Besides saving on acquisition costs, companies also save on labour, since installation is no longer required and the Cloud services provider takes care of updates and other routine tasks.

But do your math; over the medium term, Cloud solutions may not be the most economical for you.

Security

At a time when IT security is crucial, how can you be positive that your data on the Cloud is actually protected? After all, threats abound, and hackers’ “exploits” are all over the news.

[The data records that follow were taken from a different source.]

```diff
@@ -351,21 +555,22 @@
     return;
   }
   if (n_mels % 4 == 0 && n_mels <= 256) {
+    constexpr int NF = 12;
     const int C4 = n_mels >> 2;
     const int FL4 = 256 / C4;
     const int fl = threadIdx.x / C4, c = threadIdx.x - fl * C4;
     float4 acc = make_float4(0.f, 0.f, 0.f, 0.f);
     if (fl < FL4) {
       const float4* base = (const float4*)(feats + (size_t)b * T_f * n_mels) + c;
-      for (int t = t0 + fl; t < t1; t += 4 * FL4) {
-        float4 v[4];
-#pragma unroll
-        for (int u = 0; u < 4; ++u) {
+      for (int t = t0 + fl; t < t1; t += NF * FL4) {
+        float4 v[NF];
+#pragma unroll
+        for (int u = 0; u < NF; ++u) {
           const int tt = t + u * FL4;
           v[u] = base[(size_t)(tt < t1 ? tt : t1 - 1) * C4];
         }
 #pragma unroll
-        for (int u = 0; u < 4; ++u)
+        for (int u = 0; u < NF; ++u)
           if (t + u * FL4 < t1) {
             acc.x += v[u].x; acc.y += v[u].y; acc.z += v[u].z; acc.w += v[u].w;
           }
diff --git a/espnet_amd/csrc/switches.h b/espnet_amd/csrc/switches.h
--- a/espnet_amd/csrc/switches.h
+++ b/espnet_amd/csrc/switches.h
@@ -8,7 +8,7 @@
   int sa_tree_min_rows;
   bool no_rows_qkv;
   bool no_attn2_large, no_ffn_rows, no_rows_ctc;
-  bool frontend_v1;
+  bool frontend_v1, frontend_v2;
   int gemm_stages, gemm_bm;
   bool no_mid_gemm;
   int mid_tile, lng_rt, lng_wide;
```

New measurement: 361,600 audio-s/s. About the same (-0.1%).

Your Cloud technology provider must be completely trustworthy. Make sure that potential providers follow best-practice standards, and check out Cloud technology assessment sites like Chekkt, which lists over 3,000 business technology tools and ranks them by level of user satisfaction, along with their comments.

Support

Since support and maintenance are no longer provided in-house, you must obtain the best support plan possible, ideally 24/7. Total time during which the service is unavailable should be as low as possible and should be guaranteed not to exceed 0.01%.

Trial periods

Before signing on with any given Cloud service provider, get a free trial or test their service through a pilot project. This trial period allows you not only to try out the tool, but also to better identify your needs and the level of service you require.

Exporting capabilities

Worst-case scenario, the Cloud solution may simply not work. This is why potential suppliers should provide an easy way to export data to an off-Cloud location. This feature could also be a life-saver in the event that the provider closes shop.

All in all, exceptional circumstances notwithstanding, the advantages of migrating to Cloud technologies usually outweigh the downsides. But as always, when dealing with data and business processes, due diligence is a must!